## EXERCISE DIRECTIONS
Starting at the line that has "if (kept > SEL_ECAP)" and stopping after the line that has "lo = d[t] < lo ? d[t] : lo;", reproduce the listing below exactly; omit everything else.

## INPUT FOR THIS TASK
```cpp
int dig_element_region_counts(const int32_t *elt_chrom_d, const int8_t *elt_strand_d, const int64_t *blk_ptr_d,
                              const int64_t *blk_start_d, const int64_t *blk_end_d, int64_t n_elt, int64_t window,
                              int n_chrom, const int64_t *win_map_off_d, const int32_t *win_map_d,
                              const int32_t *win_counts_d, int64_t n_win, int max_span_windows, int64_t *region_counts_d, int32_t *n_win_out_d,
                              int32_t *status_d, void *stream);

int dig_element_psum(const double *L_d, const int64_t *region_counts_d, const double *d_pr_d, int64_t n_elt,
                     double *p_out_d, double *denom_out_d, void *stream);

#define DIG_CDS_SYNONYMOUS 0
#define DIG_CDS_MISSENSE 1
#define DIG_CDS_NONSENSE 2
#define DIG_CDS_ESSENTIAL_SPLICE 3
#define DIG_CDS_STOP_LOSS 5
#define DIG_CDS_NO_HIT 255
#define DIG_CDS_FLAG_LENGTH 1
#define DIG_CDS_FLAG_N 2
#define DIG_CDS_FLAG_STOP 4
#define DIG_CDS_ERR_BLOCKS 1
#define DIG_CDS_ERR_RANGE 2
#define DIG_CDS_ERR_ORDER 4
#define DIG_CDS_MAX_BLOCKS 2048
#define DIG_CDS_MAX_SPLICE_OFFSETS 8
int dig_cds_substitution_table(const uint32_t *packed2_d, const uint32_t *nmask_d, int64_t n_bases,
                               const int64_t *chrom_off_d, const int64_t *chrom_len_d, int n_chrom,
                               const int32_t *gene_chrom_d, const int8_t *gene_strand_d, const int64_t *blk_ptr_d,
                               const int64_t *blk_start_d, const int64_t *blk_end_d, int64_t n_gene,
                               const int32_t *donor, int n_donor, const int32_t *acceptor, int n_acceptor,
                               double *L_d, int32_t *flags_d, int32_t *status_d, void *stream);
int dig_annotate_snvs(const uint32_t *packed2_d, const uint32_t *nmask_d, int64_t n_bases,
                      const int64_t *chrom_off_d, const int64_t *chrom_len_d, int n_chrom,
                      const int32_t *gene_chrom_d, const int8_t *gene_strand_d, const int64_t *blk_ptr_d,
                      const int64_t *blk_start_d, const int64_t *blk_end_d, int64_t n_gene,
                      const int32_t *donor, int n_donor, const int32_t *acceptor, int n_acceptor,
                      const int64_t *mut_pos_d, const uint8_t *mut_alt_d, const int64_t *pair_mut_d,
                      const int32_t *pair_gene_d, int64_t n_pair, uint8_t *class_out_d, int32_t *status_d,
                      void *stream);

int dig_synth_genome(uint8_t *ascii_d, int64_t g0, int64_t n, uint64_t seed, int n_frac16, void *stream);

#ifdef __cplusplus
}
#endif
#endif
```

Before: 2828 billion.

## Skip N-mask loads via block summary in mutctx; replicate and vectorise subst histogram

The mutation-context kernel now consults a coarse N-summary bitmap (2 bits per 128-base block) and only loads the full N-mask words when a block may contain Ns. The substitution histogram kernel uses per-warp replicated shared-memory histograms, 512 threads, and vectorised int4/uchar4 loads to cut shared atomic contention. The intent is fewer memory loads and less atomic serialisation, at the cost of extra reduction work and a changed C ABI (a new trailing argument).
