__global__ void __launch_bounds__(SEL_WARPS * 32) wc_fin_select_kernel(const FinArgs a, int* __restrict__ big_list,
                                                                       int* __restrict__ big_count, int* __restrict__ stats) {
    extern __shared__ __align__(16) unsigned char sel_raw[];
    const int lane = threadIdx.x & 31, warp = threadIdx.x >> 5;
    const int rloc = blockIdx.x * SEL_WARPS + warp;
    const int rows = a.row_end - a.row_begin;
    if (rloc >= rows) return;
    u64* en_k = reinterpret_cast<u64*>(sel_raw + (size_t)warp * SEL_WARP_STRIDE);
    int* en_j = reinterpret_cast<int*>(en_k + SEL_ECAP);
    int* pre = en_j + SEL_ECAP;
    const int row = a.row_begin + rloc;
    const int rb = rloc / BM, rl = rloc % BM;
    const int seg0 = a.rb_seg_first[rb], nseg = a.rb_seg_count[rb];
    const int nsrc = nseg + (a.in_key != nullptr ? a.in_nsrc : 0);
    int* out_i = a.idx_out + (size_t)rloc * a.k;
// ... 78 lines not shown
            if (keep && pos < SEL_ECAP) {
                en_k[pos] = key[u];
                en_j[pos] = jj[u];
            }
            kept += __popc(bm);
        }
    }
    if (kept > SEL_ECAP) { to_big(); return; }
    if (kept == 0) {
        for (int e = lane; e < a.k; e += 32) { out_i[e] = -1; out_d[e] = 1e10; }
        if (lane == 0) a.sl_p[rloc] = -1;
        return;
    }
    __syncwarp();
    u64 d[SEL_EPL];
#pragma unroll
    for (int t = 0; t < SEL_EPL; ++t) d[t] = t * 32 + lane < kept ? en_k[t * 32 + lane] : ~0ull;
    u64 lo = ~0ull, hi = 0ull;
#pragma unroll
    for (int t = 0; t < SEL_EPL; ++t) {
        if (t * 32 + lane < kept) {
            lo = d[t] < lo ? d[t] : lo;
            hi = d[t] > hi ? d[t] : hi;
        }
    }
    lo = warp_min_u64(lo);
    hi = warp_max_u64(hi);
    u64 blo = lo, bhi = hi, cut = hi;
    int c_hi = kept;
    for (int it = 0; it < 70 && c_hi > a.k; ++it) {
        if (bhi - blo < 2) break;
        const u64 mid = blo + ((bhi - blo) >> 1);
// ... 1 lines not shown
#pragma unroll
        for (int t = 0; t < SEL_EPL; ++t) c += d[t] <= mid ? 1 : 0;
#pragma unroll
        for (int o = 16; o > 0; o >>= 1) c += __shfl_xor_sync(0xffffffffu, c, o);
        if (c >= a.k) { bhi = mid; c_hi = c; cut = mid; } else { blo = mid; }
    }
    u64 vstar = 0ull;
#pragma unroll
    for (int t = 0; t < SEL_EPL; ++t)
        if (d[t] <= cut && d[t] > vstar) vstar = d[t];
    vstar = warp_max_u64(vstar);
    const double dv = dist_of_key(vstar);
    double window = fmax(dv, 0.0) + a.mcoef * (a.norms[row] + fabs(dv)) + madd_of(a);
    if (!(window > 1e-300)) window = 1e-300;
    const u64 wkey = key_of_tau(window);
    int p = 0, jmin = 0x7fffffff;
#pragma unroll
    for (int t = 0; t < SEL_EPL; ++t) {
        const bool keep = t * 32 + lane < kept && d[t] <= wkey;
        const unsigned bm = __ballot_sync(0xffffffffu, keep);
        const int pos = p + __popc(bm & ((1u << lane) - 1u));
        if (keep && pos < a.shortcap) {
            const int j = en_j[t * 32 + lane];
            a.sl_j[(size_t)rloc * a.shortcap + pos] = j;
            jmin = min(jmin, j);
        }
        p += __popc(bm);
    }
#pragma unroll
    for (int o = 16; o > 0; o >>= 1) jmin = min(jmin, __shfl_xor_sync(0xffffffffu, jmin, o));
    if (lane == 0) {
        if (p > a.shortcap) {
            a.slow_list[atomicAdd(a.slow_count, 1)] = rloc + a.slow_bias;
            a.sl_p[rloc] = -1;
        } else {
            a.sl_p[rloc] = p;
            const int bkt = min(jmin >> a.bkt_shift, FIN_BUCKETS - 1);
            a.sl_b[rloc] = bkt;
            atomicAdd(a.bkt_hist + bkt, (p + 31) >> 5);
            if (stats != nullptr) { atomicAdd(stats, kept); atomicAdd(stats + 1, p); atomicMax(stats + 2, kept); }
        }
    }
}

## EXERCISE ANSWER
    if (kept > SEL_ECAP) { to_big(); return; }
    if (kept == 0) {
        for (int e = lane; e < a.k; e += 32) { out_i[e] = -1; out_d[e] = 1e10; }
        if (lane == 0) a.sl_p[rloc] = -1;
        return;
    }
    __syncwarp();
    u64 d[SEL_EPL];
#pragma unroll
    for (int t = 0; t < SEL_EPL; ++t) d[t] = t * 32 + lane < kept ? en_k[t * 32 + lane] : ~0ull;
    u64 lo = ~0ull, hi = 0ull;
#pragma unroll
    for (int t = 0; t < SEL_EPL; ++t) {
        if (t * 32 + lane < kept) {
            lo = d[t] < lo ? d[t] : lo;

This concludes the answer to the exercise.